--- SOURCE INFORMATION Enclosed Below ---
SYMBOLS = {
    "mhimx_last_error": (C.c_char_p, []),
    "mhimx_version": (C.c_int, []),
    "mhimx_gemm_nt": (C.c_int, [_P, C.POINTER(GemmNT)]),
    "mhimx_pool_finalize": (C.c_int, [_P, _P, _P, _P, _I64, _I64, _P, _P, _P, _P, _P, _I64, _I64, _P]),
    "mhimx_proj_score_parts": (_I64, [_I64]),
    "mhimx_proj_score_xch_floats": (_I64, [_I64]),
    "mhimx_bag_project": (C.c_int, [_P, C.POINTER(BagProject)]),
    "mhimx_bag_project_multi": (C.c_int, [_P, _P, _I32]),
    "mhimx_gemm_nn": (C.c_int, [_P, C.POINTER(GemmNT), _F, _I32, _P]),
    "mhimx_prep_batch": (C.c_int, [_P, C.POINTER(PrepJob), _I32]),
    "mhimx_pair_planes": (C.c_int, [_P, _P, _I64, _I64, _I64, _P]),
    "mhimx_lse_merge": (C.c_int, [_P, _P, _I64, _I64, _P, _P]),
    "mhimx_gemm_batched": (C.c_int, [_P, _I32, C.POINTER(GemmNT), _I32, _I64, _I64, _I64, _F, _I32, _P]),
    "mhimx_gemm_tn": (C.c_int, [_P, C.POINTER(GemmTN)]),
    "mhimx_transpose": (C.c_int, [_P, _P, _P, _I64, _I64]),
    "mhimx_abmil_pool_ws_bytes": (_I64, [_I64, _I64, _I64, _I32]),
    "mhimx_abmil_pool_fwd": (C.c_int, [_P, C.POINTER(Scorer), C.POINTER(PoolIO)]),
    "mhimx_abmil_pool_bwd": (C.c_int, [_P, C.POINTER(Scorer), C.POINTER(PoolIO), C.POINTER(PoolGrad)]),
    "mhimx_softmax_from_stats": (C.c_int, [_P, _P, _P, _P, _I64]),
    "mhimx_pseudo_score": (C.c_int, [_P, _P, _P, _P, _P, _P, _P, _I64, _I64]),
    "mhimx_select_ws_bytes": (_I64, [_I64]),
    "mhimx_select_mask": (C.c_int, [_P, _P, _I64, _I64, _I64, _I32, _P, _P, _I64, _P, _P, _P, _P, _I64]),
    "mhimx_select_rows": (C.c_int, [_P, _P, _I64, _I64, _I64, _I32, _U64, _P, _I64, _P, _P, _P, _I64, _I32]),
    "mhimx_select_rows_img": (C.c_int, [_P, _P, _I64, _I64, _I64, _I32, _U64, _P, _I64, _P, _P, _I64, _P, _I64, _I32]),
    "mhimx_vote_scores": (C.c_int, [_P, _P, _I64, _I64, _I64, _I32, _P, _P, _I64]),
    "mhimx_compose_ids": (C.c_int, [_P, _P, _P, _P, _I64]),
    "mhimx_random_perm": (C.c_int, [_P, _I64, _U64, _P, _P, _P]),
    "mhimx_merge_ws_bytes": (_I64, [_I64, _I64, _I64, _I64, _I64]),
    "mhimx_merge_fwd": (C.c_int, [_P, C.POINTER(Merge), _P, _I64, _P, _P, _I32, _P, _I64]),
    "mhimx_merge_part_floats": (_I64, []),
    "mhimx_merge_fwd_part": (C.c_int, [_P, C.POINTER(Merge), _P, _I64, _P, _P, _I64]),
    "mhimx_merge_fwd_finish": (C.c_int, [_P, C.POINTER(Merge), _P, _I32, _I64, _P, _P, _I32, _P, _I64]),
    "mhimx_merge_bwd": (C.c_int, [_P, C.POINTER(Merge), _P, _I64, _P, _P, C.POINTER(MergeGrad), _P, _I64]),
    "mhimx_merge_bwd_park": (C.c_int, [C.POINTER(Merge), _P, _I64, _P, _P, C.POINTER(MergeGrad), _P, _I64]),
    "mhimx_act_bwd": (C.c_int, [_P, _P, _P, _P, _I64, _I64, _I32, _F, _U64, _P, _P, _P, _I32, _P, _I64, _P]),
    "mhimx_softmax_cols": (C.c_int, [_P, _P, _P, _I64, _I64, _F]),
    "mhimx_softmax_cols_bwd": (C.c_int, [_P, _P, _P, _P, _I64, _I64, _F]),
    "mhimx_colmax": (C.c_int, [_P, _P, _I64, _I64, _P, _P]),
    "mhimx_rowmax": (C.c_int, [_P, _P, _I64, _I64, _P]),
    "mhimx_dsmil_head": (C.c_int, [_P, _P, _P, _P, _P, _P, _I64, _I64, _F, _F, _F, _F, _P, _P, _P, _P, _P]),
    "mhimx_mul_colsum": (C.c_int, [_P, _P, _P, _I64, _I64, _P, _I32, _P, _I64, _P]),
    "mhimx_rows_dpre": (C.c_int, [_P, _P, _P, _P, _I64, _I64, _P, _P, _I32, _P, _I64, _P]),
    "mhimx_bmm_affine": (C.c_int, [_P, _I32, _P, _I32, _I64, _I64, _I64, C.c_float, C.c_float]),
    "mhimx_bmm_affine2": (C.c_int, [_P, _I32, _P, _I32, _I64, _I64, _I64, C.c_float, C.c_float, _P, C.c_float, C.c_float]),
    "mhimx_bmm_affine_pair": (C.c_int, [_P, _I32, C.POINTER(GemmNT), _F, _F, _I32, C.POINTER(GemmNT), _F, _F, _I32, _I64]),
    "mhimx_shard_flags": (C.c_int, [_P, _P, _I64, _I64, _I64, _I64, _I64, _I32, _P]),
    "mhimx_shard_gather": (C.c_int, [_P, _P, _I64, _P, _I64, _I64, _I64, _P]),
    "mhimx_shard_scatter": (C.c_int, [_P, _P, _I64, _P, _I64, _I64, _I64, _P]),
    "mhimx_rows_dpre_image": (C.c_int, [_P, _P, _P, _P, _I64, _I64, _P, _P, _I32, _P, _I64, _P]),
    "mhimx_rows_dpre_image_c": (C.c_int, [_P, _P, _P, _P, _I64, _I64, _P, _P, _I32, _P, _I64, _P]),
    "mhimx_rows_dpre_image_k": (C.c_int, [_P, _P, _P, _P, _I64, _I64, _P, _P, _I32, _P, _I64, _P]),
    "mhimx_wgrad_image_bytes": (_I64, [_I64, _I64]),
    "mhimx_wgrad_ws_floats": (_I64, [_I64, _I64, _I64]),
    "mhimx_bag_wgrad": (C.c_int, [_P, _P]),
    "mhimx_bag_wgrad_multi": (C.c_int, [_P, _P, _I32]),
    "mhimx_wgrad_multi_ws_floats": (C.c_int64, [_I64, _I64, _I64, _I32]),
    "mhimx_reduce_flush": (C.c_int, [_P, _P]),
    "mhimx_cls_metrics_ws_bytes": (C.c_int64, [_I64, _I64, _I64]),
    "mhimx_cls_metrics": (C.c_int, [_P, _P, _I64, _P, _I64, _I64, _I32, _P, _I64, _P, _P, _I64]),
    "mhimx_colsum": (C.c_int, [_P, _P, _I64, _I64, _P, _I32, _P, _I64]),
    "mhimx_head_fwd_bwd": (C.c_int, [_P, _P, _P, _P, _P, _P, _I64, _I64, _F, _F, _F, _F, _P, _P, _P, _P, _P, _I32, _P, _P]),
    "mhimx_adam_ema": (C.c_int, [_P, _P, _P, _P, _P, _P, _I64, _I64, _I64, _F, _F, _F, _F, _F, _F, _F, _I32, _P, _P, _I64]),
    "mhimx_bmm_chain": (C.c_int, [_P, C.POINTER(BmmStep), _I32, _I32, _P]),
    "mhimx_optim_step": (C.c_int, [_P, C.POINTER(OptimArgs)]),
    "mhimx_stream_copy": (C.c_int, [_P, _P, _P, _I64]),
    "mhimx_tick": (C.c_int, [_P, _P]),
    "mhimx_layernorm_fwd": (C.c_int, [_P, _P, _I64, _I64, _P, _P, _P, _P, _P]),
    "mhimx_layernorm_bwd": (C.c_int, [_P, _P, _P, _I64, _I64, _P, _P, _P, _P, _P, _P, _I32, _P]),
    "mhimx_layernorm_bwd_res": (C.c_int, [_P, _P, _P, _I64, _I64, _P, _P, _P, _P, _P, _P, _P, _I32, _P]),
    "mhimx_dropout_apply": (C.c_int, [_P, _P, _P, _I64, _I64, _F, _U64, _P]),
    "mhimx_dropout_apply_proj": (C.c_int, [_P, _P, _P, _I64, _I64, _F, _U64, _P]),
    "mhimx_softmax_rows": (C.c_int, [_P, _P, _P, _I64, _I64, _F]),
    "mhimx_softmax_rows_bwd": (C.c_int, [_P, _P, _P, _P, _I64, _I64, _F]),
    "mhimx_landmark_mean": (C.c_int, [_P, _P, _I64, _I64, _I64, _I64, _P]),
    "mhimx_landmark_mean_bwd": (C.c_int, [_P, _P, _I64, _I64, _I64, _P, _I64, _I32]),
    "mhimx_affine_ident": (C.c_int, [_P, _P, _P, _I64, _I64, _F, _F]),
    "mhimx_axpby": (C.c_int, [_P, _P, _P, _I64, _F, _F]),
    "mhimx_pinv_init": (C.c_int, [_P, _P, _I64, _I64, _P, _P, _P]),
    "mhimx_pinv_init_bwd": (C.c_int, [_P, _P, _P, _P, _I64, _I64, _P, _P]),
    "mhimx_comm_unique_id": (C.c_int, [_P]),
    "mhimx_comm_init": (C.c_int, [C.POINTER(C.c_void_p), _P, _I32, _I32]),
    "mhimx_comm_allreduce": (C.c_int, [_P, _P, _P, _I64, _I32]),
    "mhimx_comm_destroy": (C.c_int, [_P]),
    "mhimx_bn_ws_floats": (_I64, [_I64, _I64]),
    "mhimx_bn_fwd": (C.c_int, [_P, _P, _I64, _I64, _P, _P, C.c_float, _I32, _P, _P, _P, _P, _P]),
    "mhimx_bn_bwd": (C.c_int, [_P, _P, _P, _I64, _I64, _P, _P, _P, _I32, _P, _P, _P, _P]),
    "mhimx_sincos_add": (C.c_int, [_P, _P, _P, _I64, _I64, _P]),
    "mhimx_nys_ws_floats": (_I64, [_I64]),
    "mhimx_nys_a3v_fwd": (C.c_int, [_P, C.POINTER(Nys), _P, _P]),
    "mhimx_nys_out_fwd": (C.c_int, [_P, C.POINTER(Nys), _P, _P, _I64, _P, C.c_int32]),
    "mhimx_nys_out_bwd": (C.c_int, [_P, C.POINTER(Nys), _P, _P, _I64, _P, _P, _P, _I64, _P, _I64, _P]),
    "mhimx_nys_a3v_bwd": (C.c_int, [_P, C.POINTER(Nys), _P, _P, _P, _P, _P, _I64, _I32, _P, _I64]),
    "mhimx_nys_cls_attn": (C.c_int, [_P, C.POINTER(Nys), _P, _P, _P]),
    "mhimx_resconv": (C.c_int, [_P, _P, _I64, _P, _I64, _I64, _I64, _I64, _P, _I64, _I32, _I32]),
    "mhimx_resconv_dw_ws_floats": (_I64, [_I64, _I64, _I64, _I64]),
    "mhimx_resconv_dw": (C.c_int, [_P, _P, _I64, _P, _I64, _I64, _I64, _I64, _I64, _P, _P]),
    "mhimx_ppeg_combine": (C.c_int, [_P, _P, _P, _P, _P, _P, _P, _I64, _P, _P]),
    "mhimx_ppeg_fwd": (C.c_int, [_P, _P, _I64, _I64, _P, _P, _P, _I64]),
    "mhimx_ppeg_bwd_ws_floats": (_I64, [_I64, _I64]),
    "mhimx_ppeg_bwd": (C.c_int, [_P, _P, _P, _I64, _I64, _P, _P, _P, _P, _P, _I64]),
    "mhimx_ppeg_side": (_I64, [_I64, _P]),
    "mhimx_ppeg_band_fwd": (C.c_int, [_P, _P, _P, _I64, _P, _P, _P]),
    "mhimx_ppeg_band_bwd_ws_floats": (_I64, [_I64, _I64]),
    "mhimx_ppeg_band_bwd": (C.c_int, [_P, _P, _P, _P, _I64, _I64, _P, _P, _P, _P, _P]),
    "mhimx_scale_heads": (C.c_int, [_P, _P, _I64, _P, _I64, _I64, _I64, _I64, _P]),
    "mhimx_step_counts_of": (C.c_int, [_I64, C.c_double, C.c_double, C.c_double, C.POINTER(StepCounts)]),
    "mhimx_step_layout_of": (C.c_int, [C.POINTER(StepCfg), _I64, C.POINTER(StepCounts), C.POINTER(StepLayout)]),
    "mhimx_step_run": (C.c_int, [_P, C.POINTER(StepCfg), _P, _I64, _I64, _P, C.POINTER(StepCounts), C.POINTER(StepSeeds), _I64, _P, _I64, _I32]),
    "mhimx_step_project_ms": (C.c_int, [_P, _P, _I32]),
    "mhimx_window_layout_of": (C.c_int, [C.POINTER(StepCfg), _I32, _I64, C.POINTER(StepCounts), C.POINTER(WindowLayout)]),
    "mhimx_window_run": (C.c_int, [_P, C.POINTER(StepCfg), _I32, _P, _I64, _I64, _P, C.POINTER(StepCounts), C.POINTER(StepSeeds), _I64, _P, _I64, _I32]),
    "mhimx_infer_ws_bytes": (_I64, [C.POINTER(InferCfg), _I32, _P]),
    "mhimx_infer_run": (C.c_int, [_P, C.POINTER(InferCfg), _I32, _P, _P, C.POINTER(InferOut), _P, _I64]),
    "mhimx_infer_run_x": (C.c_int, [_P, C.POINTER(InferCfg), _I32, _P, _P, C.POINTER(InferOut), _P, _I64, _I32]),
    "mhimx_step_run_many": (C.c_int, [_P, C.POINTER(StepCfg), _I32, _P, _P, _P, _P, C.POINTER(StepCounts), C.POINTER(StepSeeds), _I64, _P, _I64]),
    "mhimx_pure_step_layout_of": (C.c_int, [C.POINTER(StepCfg), _I64, C.POINTER(StepLayout)]),
    "mhimx_pure_step_run": (C.c_int, [_P, C.POINTER(StepCfg), _P, _I64, _I64, _P, C.c_uint64, _I64, _P, _I64, _I32]),
    "mhimx_pure_step_run_many": (C.c_int, [_P, C.POINTER(StepCfg), _I32, _P, _P, _P, _P, _P, _I64, _P, _I64]),
    "mhimx_pure_window_layout_of": (C.c_int, [C.POINTER(StepCfg), _I32, _P, C.POINTER(PureWindowLayout)]),
    "mhimx_pure_window_run": (C.c_int, [_P, C.POINTER(StepCfg), _I32, _P, _I64, _P, _I64, _I32]),
    "mhimx_pure_window_run_x": (C.c_int, [_P, C.POINTER(StepCfg), _I32, _P, _I64, _P, _I64, _I32, _I32]),
    "mhimx_ragged_window_layout_of": (C.c_int, [C.POINTER(StepCfg), _I32, _P, C.POINTER(RaggedWindowLayout)]),
    "mhimx_ragged_window_run": (C.c_int, [_P, C.POINTER(StepCfg), _I32, _P, _I64, _P, _I64, _I32]),
    "mhimx_ragged_window_run_x": (C.c_int, [_P, C.POINTER(StepCfg), _I32, _P, _I64, _P, _I64, _I32, _I32]),
}

_lib = None


def lib():
    global _lib
    if _lib is not None:
        return _lib
    if not os.path.exists(LIB_PATH):
        raise RuntimeError(
            f"{LIB_PATH} not found: the MI355X HIP library has not been built "
            f"(run `python -m mhim_mil_amd.build` or __graft_entry__.build()); there is no fallback path")
    import torch
    L = C.CDLL(LIB_PATH)
    for name, (res, args) in SYMBOLS.items():
        fn = getattr(L, name)
        fn.restype = res
        fn.argtypes = args
    if L.mhimx_version() != ABI_VERSION:
        raise RuntimeError(f"{LIB_PATH} is ABI version {L.mhimx_version()}, this binding expects {ABI_VERSION}: a stale build "
                           f"(rebuild with `python -m mhim_mil_amd.build --force`)")
    _lib = L
    return L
--- End of Enclosed SOURCE INFORMATION ---
DIRECTIONS
Taking the records above as a whole, work out how many of their lines hold the word "raise". The reply should be that number alone.

RESPONSE BOX
2